Stronger alternative for 20MnCr5 is EN353 3

[namelessudhay]

Hi,

I am facing a gear root bending failure in one of our commercial application transmissions. Due to practical reasons, changing any dimension is impossible.

The gear is made of 20MnCr5, gas carburized. Couple of seniors are suggesting to go with EN353 instead. Two reasons:
1. EN353 is stronger.
2. It is easily available.

I am trying to understand how EN353 is stronger. I see the carbon percentage of both the materials to be closely same. However, these are some material composition differences I find:
EN353 has got:
1. Less manganese
2. More Phosphorus
3. Nickel present - 1 to 1.5%
4. Molybdenum present - 0.08 to 0.15%

I am not a metallurgy guy. I would request some experts here to explain these chemical differences help EN353 to become a stronger candidate. Thanks.

 

[EdStainless]

You left out that they similar Cr content.
When you carburize the 353 you are forming a high C alloy steel, very strong, tough, and deep hardening.
The Mo really improves hardenability (even at 0.17% C) and the Ni makes the alloy so that you can get uniform properties and good toughness in deep sections.
There are other alternatives, but as you say 353 is available and the processing won't be very different.
You carburize, oil quench, and then temper? You may need to look at temper temperatures.

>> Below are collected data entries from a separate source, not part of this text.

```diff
+            const char* ap = st + fro + u * 64;
+            const f32x4 sca = *(const f32x4*)ap, scb = *(const f32x4*)(ap + 32);
+            const f32x4 sha = *(const f32x4*)(ap + AUX_BYTES / 2), shb = *(const f32x4*)(ap + AUX_BYTES / 2 + 32);
+            f32x4 sa = (f32x4)(0.f), sb = (f32x4)(0.f);
+#pragma unroll
+            for (int t = 0; t < 4; ++t) {
+              f32x4 va = __builtin_bit_cast(f32x4, xa[t]) * sca + sha, vb = __builtin_bit_cast(f32x4, xb[t]) * scb + shb;
+#pragma unroll
+              for (int e = 0; e < 4; ++e) { sa[e] += fmaxf(va[e], va[e] * slope_in); sb[e] += fmaxf(vb[e], vb[e] * slope_in); }
+            }
+            if (!valid) { sa = (f32x4)(0.f); sb = (f32x4)(0.f); }
+            split8(__builtin_bit_cast(u32x4, sa), __builtin_bit_cast(u32x4, sb), s4, ah[u], al[u]);
+          }
+        }
+        issue(st);
+        slot = slot == STAGES - 1 ? 0 : slot + 1;
+#pragma unroll
+        for (int u = 0; u < GPS; ++u) {
+          if (u == 0 || gg + u < n16) {
+            const _Float16* wp = wl + ((long long)(g + gg + u) * TN * 2 * 64 + lane) * 8;
+#pragma unroll
+            for (int tn = 0; tn < TN; ++tn) {
+              const h8 wh = *(const h8*)(wp + (tn * 2 + 0) * 512), wo = *(const h8*)(wp + (tn * 2 + 1) * 512);
+              acc[tn] = __builtin_amdgcn_mfma_f32_32x32x16_f16(wh, al[u], acc[tn], 0, 0, 0);
+              acc[tn] = __builtin_amdgcn_mfma_f32_32x32x16_f16(wo, ah[u], acc[tn], 0, 0, 0);
+              acc[tn] = __builtin_amdgcn_mfma_f32_32x32x16_f16(wh, ah[u], acc[tn], 0, 0, 0);
+            }
+          }
+        }
+      }
+      g += n16;
+    }
+    const __amdgpu_buffer_rsrc_t ro = make_rsrc(p.out + m0 * p.out_pix_stride, (unsigned)(rows * p.out_pix_stride * 4));
+    bool bad = false;
+#pragma unroll
+    for (int tn = 0; tn < TN; ++tn) {
+      [[maybe_unused]] f32x4 sv[4];
+#pragma unroll
+      for (int j = 0; j < 4; ++j) {
+        const int n = tn * 32 + 8 * j + 4 * kq;
+        const f32x4 bv = *(const f32x4*)(lbias + n);
+        f32x4 v;
+#pragma unroll
+        for (int e = 0; e < 4; ++e) {
+          const float t = acc[tn][4 * j + e] * out_scale + bv[e];
+          v[e] = fmaxf(t, t * slope);
+        }
+        if (tn == 0 && j == 0) bad |= egne_nonfinite(v[0]);
+        const int off = n < p.Cout_store ? (li * (int)p.out_pix_stride + p.out_ch_off + n) * 4 : (int)OOB;
+        __builtin_amdgcn_raw_buffer_store_b128(__builtin_bit_cast(u32x4, v), ro, off, 0, 0);
+        if constexpr (stats) sv[j] = valid ? v : (f32x4)(0.f);
+      }
+      if constexpr (stats) {
+        double s_ = ssum[tn], q_ = qsum[tn];
+#pragma unroll
+        for (int hf = 0; hf < 2; ++hf) {
+          if ((li >> 4) == hf) {
+#pragma unroll
+            for (int j = 0; j < 4; ++j) *(f32x4*)&patch[(li & 15) * PP + 8 * j + 4 * kq] = sv[j];
+          }
+          asm volatile("s_waitcnt lgkmcnt(0)" ::: "memory");
+#pragma unroll
+          for (int i = 0; i < 8; ++i) {
+            const double x = (double)patch[i * 2 * PP + rd];
+            s_ += x; q_ += x * x;
+          }
+          asm volatile("s_waitcnt lgkmcnt(0)" ::: "memory");
+        }
+        ssum[tn] = s_; qsum[tn] = q_;
+      }
+    }
+    egne_ovf_commit(bad, p.ovf_flag);
+    cool = STAGES;
+   }
+   if constexpr (stats) {
+#pragma unroll
+     for (int tn = 0; tn < TN; ++tn) {
+       const double s_ = ssum[tn] + __shfl_xor(ssum[tn], 32), q_ = qsum[tn] + __shfl_xor(qsum[tn], 32);
+       const int n = tn * 32 + lane;
+       if (lane < 32 && n < p.Cout_store)
+         ((double2*)p.stats_ws)[(long long)unit * p.Cout_store + n] = make_double2(s_, q_);
+     }
+   }
+  }
+  wait_vm<0>();
+}
+
+template <int TN, bool STATS, int GPS>
+int launch(const egne_conv_desc& d, const _Float16* h, const _Float16* l, float a_scale, float os, int G, long long M, long long nu, size_t lds,
+           hipStream_t st) {
+  if (!egne::raise_lds((const void*)conv1x1_pool_dma_kernel<TN, STATS, GPS>, lds))
+    return egne::fail(EGNE_ERR_LAUNCH, "conv1x1_pool2_f16 (staged): cannot raise the dynamic LDS limit to %zu", lds);
+  long long gx = (nu + 3) / 4;
+  if (gx > 256 * 8) gx = 256 * 8;
+  hipLaunchKernelGGL((conv1x1_pool_dma_kernel<TN, STATS, GPS>), dim3((unsigned)gx), dim3(256), lds, st, d, h, l, a_scale, os, G, M, (int)nu);
+  return egne::check_launch("egne_conv1x1_pool2_f16x3_fwd (staged)");
+}
+
+}
+
+namespace egne {
+
+int conv1x1_pool_dma_gps(int G, int TN, bool stats) {
+  const char* e = getenv("EGNE_CONV1X1_DMA");
+  const int want = e ? atoi(e) : 2;
+  if (want <= 0) return 0;
+  if (want >= 2 && dma1x1::lds_bytes(G, TN, stats, 2) <= dma1x1::LDS_LIMIT) return 2;
+  return dma1x1::lds_bytes(G, TN, stats, 1) <= dma1x1::LDS_LIMIT ? 1 : 0;
+}
+
+int conv1x1_pool_dma_launch(const egne_conv_desc& d, int gps, const void* fhi, const void* flo, float a_scale, float os, int G, long long M,
+                            long long nu, hipStream_t st) {
+  const int TN = d.CoutP / 32;
+  const bool stats = d.stats_ws != nullptr;
+  const size_t lds = (size_t)dma1x1::lds_bytes(G, TN, stats, gps);
+  const _Float16* h = (const _Float16*)fhi;
+  const _Float16* l = (const _Float16*)flo;
+#define EGNE_DMA_CASE(TNV, SV, GV) \
+  if (TN == TNV && stats == SV && gps == GV) return launch<TNV, SV, GV>(d, h, l, a_scale, os, G, M, nu, lds, st);
+  EGNE_DMA_CASE(1, true, 1) EGNE_DMA_CASE(2, true, 1) EGNE_DMA_CASE(3, true, 1)
+  EGNE_DMA_CASE(1, false, 1) EGNE_DMA_CASE(2, false, 1) EGNE_DMA_CASE(3, false, 1)
+  EGNE_DMA_CASE(1, true, 2) EGNE_DMA_CASE(2, true, 2) EGNE_DMA_CASE(3, true, 2)
+  EGNE_DMA_CASE(1, false, 2) EGNE_DMA_CASE(2, false, 2) EGNE_DMA_CASE(3, false, 2)
+#undef EGNE_DMA_CASE
+  return fail(EGNE_ERR_ARG, "conv1x1_pool2_f16 (staged): no instance for TN %d, %d groups per stage", TN, gps);
+}
+
+}
+
+extern "C" int egne_conv1x1_dma_slot(int gps, int pixel, int tap, int chunk) {
+  if (gps < 1 || gps > 2 || pixel < 0 || pixel >= egne::dma1x1::PIXELS || tap < 0 || tap >= egne::dma1x1::TAPS || chunk < 0 ||
+      chunk >= egne::dma1x1::chunks(gps))
+    return -1;
+  return egne::dma1x1::slot(gps, pixel, tap, chunk);
+}
+
+extern "C" long long egne_conv1x1_dma_lds_bytes(int G, int TN, int stats, int gps) {
+  return gps < 1 || gps > 2 ? -1 : egne::dma1x1::lds_bytes(G, TN, stats != 0, gps);
+}
diff --git a/edge-guided-near-eye-image-analysis-for-head-mounted-displays_amd/csrc/conv1x1_dma_slot.h b/edge-guided-near-eye-image-analysis-for-head-mounted-displays_amd/csrc/conv1x1_dma_slot.h
--- /dev/null
+++ b/edge-guided-near-eye-image-analysis-for-head-mounted-displays_amd/csrc/conv1x1_dma_slot.h
@@ -0,0 +1,24 @@
+#pragma once
+
+namespace egne {
+namespace dma1x1 {
+
+constexpr int PIXELS = 32, TAPS = 4, WAVES = 4;
+constexpr int LDS_LIMIT = 160 * 1024;
+constexpr int PATCH_BYTES = WAVES * 16 * 36 * 4;
+
+constexpr int chunks(int gps) { return 4 * gps; }
+constexpr int data_pieces(int gps) { return PIXELS * TAPS * chunks(gps) / 64; }
+constexpr int data_bytes(int gps) { return PIXELS * TAPS * chunks(gps) * 16; }
+constexpr int aux_bytes(int gps) { return 256 * gps; }
+constexpr int stage_bytes(int gps) { return aux_bytes(gps) + data_bytes(gps); }
+constexpr int stages(int gps) { return gps == 1 ? 3 : 2; }
+
+constexpr int slot(int gps, int pixel, int tap, int chunk) { return pixel * 16 * gps + ((tap * chunks(gps) + chunk) ^ (pixel & 15)); }
+
+constexpr long long lds_bytes(int G, int TN, bool stats, int gps) {
+  return (long long)G * TN * 2048 + 512 + (stats ? PATCH_BYTES : 0) + (long long)WAVES * stages(gps) * stage_bytes(gps);
+}
+
+}
+}
diff --git a/edge-guided-near-eye-image-analysis-for-head-mounted-displays_amd/csrc/conv1x1_f16.hip b/edge-guided-near-eye-image-analysis-for-head-mounted-displays_amd/csrc/conv1x1_f16.hip
--- a/edge-guided-near-eye-image-analysis-for-head-mounted-displays_amd/csrc/conv1x1_f16.hip
+++ b/edge-guided-near-eye-image-analysis-for-head-mounted-displays_amd/csrc/conv1x1_f16.hip
@@ -473,6 +473,7 @@
   const float os = 1.0f / (a_scale * w_scale);
   hipStream_t st = (hipStream_t)stream;
   const dim3 grid((unsigned)gx, (unsigned)ny);
+  if (const int gps = egne::conv1x1_pool_dma_gps(G, TN, d.stats_ws != nullptr)) return egne::conv1x1_pool_dma_launch(d, gps, fhi, flo, a_scale, os, G, M, nu, st);
   const _Float16* h = (const _Float16*)fhi;
   const _Float16* l = (const _Float16*)flo;
   if (d.stats_ws) {
diff --git a/include/egne_hip.h b/include/egne_hip.h
--- a/include/egne_hip.h
+++ b/include/egne_hip.h
@@ -107,6 +107,9 @@
 
 int egne_conv1x1_pool2_f16x3_fwd(const egne_conv_desc* d, const void* fhi, const void* flo, float a_scale, float w_scale,
                                  void* stream);
+
+int egne_conv1x1_dma_slot(int gps, int pixel, int tap, int chunk);
+long long egne_conv1x1_dma_lds_bytes(int G, int TN, int stats, int gps);
 
 int egne_conv3x3_rs_f16_fwd(const egne_conv_desc* d, const void* fhi, const void* flo, float a_scale, float w_scale,
                             void* stream);
```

= = = = = = = = = = = = = = = = = = = =
P.E. Metallurgy, Plymouth Tube

 

[gearcutter]

A "stronger" material will not necessarily improve resistance to tooth bending failure.
The most important thing to consider is the type of loading, then figure out the best material to use.
Analyse the fracture surfaces of the failed components to determine the type of bending failure that has occurred.

I'd be very surprised if there isn't room for improvement of the gear tooth/root geometry.

 

[3DDave]

I'd look at root geometry first. Stress concentrations can overwhelm any material strength improvements.

You write you can't change dimensions, but I'll bet there are tolerance ranges.

 

[namelessudhay]

Thanks, Ed.
//You left out that they similar Cr content//
True I should have listed down the similarities as well.


//When you carburize the 353 you are forming a high C alloy steel, very strong, tough, and deep hardening.//
Isn't it the same when I gas carburize 20MnCr5 as well? I just make a low carbon alloy steel to a high carbon alloy steel, correct?


//The Mo really improves hardenability (even at 0.17% C) and the Ni makes the alloy so that you can get uniform properties and good toughness in deep sections.//
This is the exact piece of info. I wanted. Grateful to it! Will read further about use of Mo and Ni.

//You carburize, oil quench, and then temper? You may need to look at temper temperatures.//
I am not very sure of this. Since Heat Treatment (HT) team is in agreement with this proposal, I hope they have fair experience in the process.

Thanks again!

 

[tbuelna]

Gear tooth bending failures typically start with fractures at the root fillet surface, which would have a carburized case in your situation. It is important to have a good balance between case depth and core strength with any carburized gear. The optimum case depth on the tooth flank and root fillet surfaces after finish grinding needs to be carefully controlled and will depend on the gear tooth section.

To correct your tooth bending failure problem, anything you can do to reduce root fillet tensile stress levels or improve fatigue performance in the root fillet surface material will help. Even small tweaks to the root fillet surface profile can reduce tensile stress levels. Shot peening of the root fillet surfaces will improve tooth bending fatigue performance significantly, but will add cost. Anything you can do to reduce mesh transmission errors will usually reduce dynamic tooth loading and bending stress levels.

Some of these changes will require some engineering effort, but may not add cost to manufacture the gear.

Good luck to you.